__Work task__
Output the material exactly, with every line intact.

(Beginning of Source material)

# showlab/EgoVLP

Measured on AMD Instinct MI355X. Metric: clip-pairs/sec (whole node), 4f/224^2 ViT-B + 32-tok text, B=32/GPU, train step (fwd+gather+EgoNCE+bwd+AdamW), higher is better.
Workload: dtype fp16 (every Linear and both attentions of the video blocks, forward and backward) + bf16 (patch embedding, text tower, heads) MFMA operands, fp32 accumulate

## Files before the change

egovlp_amd/_lib.py:

```python
import ctypes as C
import os

import torch

_HERE = os.path.dirname(os.path.abspath(__file__))
LIB_PATH = os.environ.get("EGOVLP_HIP_LIB", os.path.join(_HERE, "libegovlp_hip.so"))

c_p = C.c_void_p
i32 = C.c_int32
i64 = C.c_int64
f32 = C.c_float
u64 = C.c_uint64


class GemmDesc(C.Structure):
    _fields_ = [
        ("a_hi", c_p), ("a_lo", c_p), ("lda", i64),
        ("b_hi", c_p), ("b_lo", c_p), ("ldb", i64),
        ("M", i32), ("N", i32), ("K", i32), ("passes", i32),
        ("alpha", f32), ("act", i32),
        ("bias", c_p),
        ("residual", c_p), ("ldr", i64),
        ("aux_in", c_p), ("aux_out", c_p), ("ldaux", i64),
        ("out_f32", c_p), ("ldo", i64),
# ... 71 lines not shown
    "egv_egonce_work_floats": (i64, [i32, i32]),
    "egv_sim_matrix_fwd": (i32, [c_p, c_p, i32, i32, i32, f32, c_p, c_p, c_p, c_p, c_p]),
    "egv_sim_matrix_bwd": (i32, [c_p, c_p, c_p, c_p, i32, i32, i32, f32, c_p, c_p, c_p]),
    "egv_egonce_from_sim": (i32, [c_p, c_p, c_p, i32, f32, i32, i32, c_p, c_p, c_p, c_p]),
    "egv_maxmargin_fwd_bwd": (i32, [c_p, c_p, i32, f32, i32, c_p, c_p, c_p]),
    "egv_maxmargin_head_fwd_bwd": (i32, [c_p, c_p, c_p, i32, i32, f32, i32, f32, c_p, c_p, c_p, c_p, c_p, c_p]),
    "egv_maxmargin_head_work_floats": (i64, [i32, i32]),
    "egv_cls_head_fwd": (i32, [c_p, i64, c_p, c_p, i32, i32, i32, c_p, i64, c_p]),
    "egv_cls_head_loss_bwd": (i32, [c_p, i64, i32, i32, i32, i32, i32, i32, c_p, i64, c_p, i32, c_p, c_p, c_p, c_p, i64, c_p, c_p, c_p]),
    "egv_cls_eval_update": (i32, [c_p, i64, i32, i32, i32, i32, i32, i32, i32, i32, c_p, c_p]),
    "egv_dual_softmax": (i32, [c_p, i32, i32, f32, c_p, c_p, c_p]),
    "egv_rank_scores": (i32, [c_p, i64, i32, c_p, i32, i64, i32, i32, i32, c_p, c_p, c_p, c_p]),
    "egv_rank_scores_work_bytes": (i64, [i32, i32]),
    "egv_cross_entropy_fwd_bwd": (i32, [c_p, i64, c_p, i32, i32, i64, c_p, c_p, i64, c_p]),
    "egv_adamw_multi": (i32, [i32, c_p, c_p, c_p, c_p, c_p, c_p, c_p, f32, f32, f32, f32, f32, i32, i32, f32, c_p, c_p]),
    "egv_grad_accumulate_multi": (i32, [i32, c_p, c_p, c_p, c_p]),
    "egv_grad_pack_bf16": (i32, [i32, c_p, c_p, c_p, c_p, f32, c_p]),
    "egv_grad_unpack_bf16": (i32, [i32, c_p, c_p, c_p, c_p, c_p]),
    "egv_slice_sum_bf16": (i32, [c_p, i32, i64, c_p, c_p]),
    "egv_relu_split": (i32, [c_p, i64, i32, i32, c_p, c_p, i64, c_p]),
    "egv_version": (i32, []),
    "egv_abi_check": (i32, [i32, i64, i64, i64, i64]),
    "egv_split_f32_multi_t16": (i32, [i32, c_p, c_p, c_p, c_p, c_p, c_p, c_p, c_p, c_p, c_p, c_p, c_p, c_p]),
    "egv_layernorm_bwd_fmt": (i32, [c_p, c_p, c_p, i64, c_p, i64, c_p, c_p, c_p, i32, i32, c_p, c_p, c_p, i64, c_p, c_p, i32, c_p, c_p, c_p, c_p]),
    "egv_layernorm_bwd_partial": (i32, [c_p, c_p, c_p, i64, c_p, i64, c_p, c_p, c_p, i32, i32, c_p, c_p, c_p, i64, c_p, c_p, i32, c_p, c_p, c_p, c_p]),
    "egv_layernorm_bwd_reduce": (i32, [i32, c_p, i32, i32, c_p, c_p, c_p]),
    "egv_splitk_reduce_multi": (i32, [i32, c_p, c_p, c_p, c_p, c_p, c_p, c_p]),
    "egv_grad_nonfinite_multi": (i32, [i32, c_p, c_p, c_p, c_p]),
    "egv_loss_scale_update": (i32, [c_p, c_p, f32, f32, f32, i32, i32, f32, f32, i32, f32, i32, c_p]),
    "egv_split_f32_multi": (i32, [i32, c_p, c_p, c_p, c_p, c_p, c_p, c_p, c_p, c_p, c_p, c_p, c_p]),
# ... 54 lines not shown
```

egovlp_amd/csrc/adamw.hip:

```cpp
#include "common.h"
#include "egovlp_hip.h"

namespace {

constexpr int MAX_T = 48;
constexpr int CHUNK = 16384;

struct AdamTable {
  float* p[MAX_T];
  const float* g[MAX_T];
  float* m[MAX_T];
  float* v[MAX_T];
  bf16_t* wh[MAX_T];
  bf16_t* wl[MAX_T];
  long numel[MAX_T];
  int blk_start[MAX_T + 1];
  int count;
};
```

(End of Source material)

__Output for this task__
# showlab/EgoVLP

Measured on AMD Instinct MI355X. Metric: clip-pairs/sec (whole node), 4f/224^2 ViT-B + 32-tok text, B=32/GPU, train step (fwd+gather+EgoNCE+bwd+AdamW), higher is better.
Workload: dtype fp16 (every Linear and both attentions of the video blocks, forward and backward) + bf16 (patch embedding, text tower, heads) MFMA operands, fp32 accumulate

## Files before the change

egovlp_amd/_lib.py:

```python
import ctypes as C
import os

import torch

_HERE = os.path.dirname(os.path.abspath(__file__))
LIB_PATH = os.environ.get("EGOVLP_HIP_LIB", os.path.join(_HERE, "libegovlp_hip.so"))

c_p = C.c_void_p
i32 = C.c_int32
i64 = C.c_int64
f32 = C.c_float
u64 = C.c_uint64


class GemmDesc(C.Structure):
    _fields_ = [
        ("a_hi", c_p), ("a_lo", c_p), ("lda", i64),
        ("b_hi", c_p), ("b_lo", c_p), ("ldb", i64),
        ("M", i32), ("N", i32), ("K", i32), ("passes", i32),
        ("alpha", f32), ("act", i32),
        ("bias", c_p),
        ("residual", c_p), ("ldr", i64),
        ("aux_in", c_p), ("aux_out", c_p), ("ldaux", i64),
        ("out_f32", c_p), ("ldo", i64),
# ... 71 lines not shown
    "egv_egonce_work_floats": (i64, [i32, i32]),
    "egv_sim_matrix_fwd": (i32, [c_p, c_p, i32, i32, i32, f32, c_p, c_p, c_p, c_p, c_p]),
    "egv_sim_matrix_bwd": (i32, [c_p, c_p, c_p, c_p, i32, i32, i32, f32, c_p, c_p, c_p]),
    "egv_egonce_from_sim": (i32, [c_p, c_p, c_p, i32, f32, i32, i32, c_p, c_p, c_p, c_p]),
    "egv_maxmargin_fwd_bwd": (i32, [c_p, c_p, i32, f32, i32, c_p, c_p, c_p]),
    "egv_maxmargin_head_fwd_bwd": (i32, [c_p, c_p, c_p, i32, i32, f32, i32, f32, c_p, c_p, c_p, c_p, c_p, c_p]),
    "egv_maxmargin_head_work_floats": (i64, [i32, i32]),
    "egv_cls_head_fwd": (i32, [c_p, i64, c_p, c_p, i32, i32, i32, c_p, i64, c_p]),
    "egv_cls_head_loss_bwd": (i32, [c_p, i64, i32, i32, i32, i32, i32, i32, c_p, i64, c_p, i32, c_p, c_p, c_p, c_p, i64, c_p, c_p, c_p]),
    "egv_cls_eval_update": (i32, [c_p, i64, i32, i32, i32, i32, i32, i32, i32, i32, c_p, c_p]),
    "egv_dual_softmax": (i32, [c_p, i32, i32, f32, c_p, c_p, c_p]),
    "egv_rank_scores": (i32, [c_p, i64, i32, c_p, i32, i64, i32, i32, i32, c_p, c_p, c_p, c_p]),
    "egv_rank_scores_work_bytes": (i64, [i32, i32]),
    "egv_cross_entropy_fwd_bwd": (i32, [c_p, i64, c_p, i32, i32, i64, c_p, c_p, i64, c_p]),
    "egv_adamw_multi": (i32, [i32, c_p, c_p, c_p, c_p, c_p, c_p, c_p, f32, f32, f32, f32, f32, i32, i32, f32, c_p, c_p]),
    "egv_grad_accumulate_multi": (i32, [i32, c_p, c_p, c_p, c_p]),
    "egv_grad_pack_bf16": (i32, [i32, c_p, c_p, c_p, c_p, f32, c_p]),
    "egv_grad_unpack_bf16": (i32, [i32, c_p, c_p, c_p, c_p, c_p]),
    "egv_slice_sum_bf16": (i32, [c_p, i32, i64, c_p, c_p]),
    "egv_relu_split": (i32, [c_p, i64, i32, i32, c_p, c_p, i64, c_p]),
    "egv_version": (i32, []),
    "egv_abi_check": (i32, [i32, i64, i64, i64, i64]),
    "egv_split_f32_multi_t16": (i32, [i32, c_p, c_p, c_p, c_p, c_p, c_p, c_p, c_p, c_p, c_p, c_p, c_p, c_p]),
    "egv_layernorm_bwd_fmt": (i32, [c_p, c_p, c_p, i64, c_p, i64, c_p, c_p, c_p, i32, i32, c_p, c_p, c_p, i64, c_p, c_p, i32, c_p, c_p, c_p, c_p]),
    "egv_layernorm_bwd_partial": (i32, [c_p, c_p, c_p, i64, c_p, i64, c_p, c_p, c_p, i32, i32, c_p, c_p, c_p, i64, c_p, c_p, i32, c_p, c_p, c_p, c_p]),
    "egv_layernorm_bwd_reduce": (i32, [i32, c_p, i32, i32, c_p, c_p, c_p]),
    "egv_splitk_reduce_multi": (i32, [i32, c_p, c_p, c_p, c_p, c_p, c_p, c_p]),
    "egv_grad_nonfinite_multi": (i32, [i32, c_p, c_p, c_p, c_p]),
    "egv_loss_scale_update": (i32, [c_p, c_p, f32, f32, f32, i32, i32, f32, f32, i32, f32, i32, c_p]),
    "egv_split_f32_multi": (i32, [i32, c_p, c_p, c_p, c_p, c_p, c_p, c_p, c_p, c_p, c_p, c_p, c_p]),
# ... 54 lines not shown
```

egovlp_amd/csrc/adamw.hip:

```cpp
#include "common.h"
#include "egovlp_hip.h"

namespace {

constexpr int MAX_T = 48;
constexpr int CHUNK = 16384;

struct AdamTable {
  float* p[MAX_T];
  const float* g[MAX_T];
  float* m[MAX_T];
  float* v[MAX_T];
  bf16_t* wh[MAX_T];
  bf16_t* wl[MAX_T];
  long numel[MAX_T];
  int blk_start[MAX_T + 1];
  int count;
};
```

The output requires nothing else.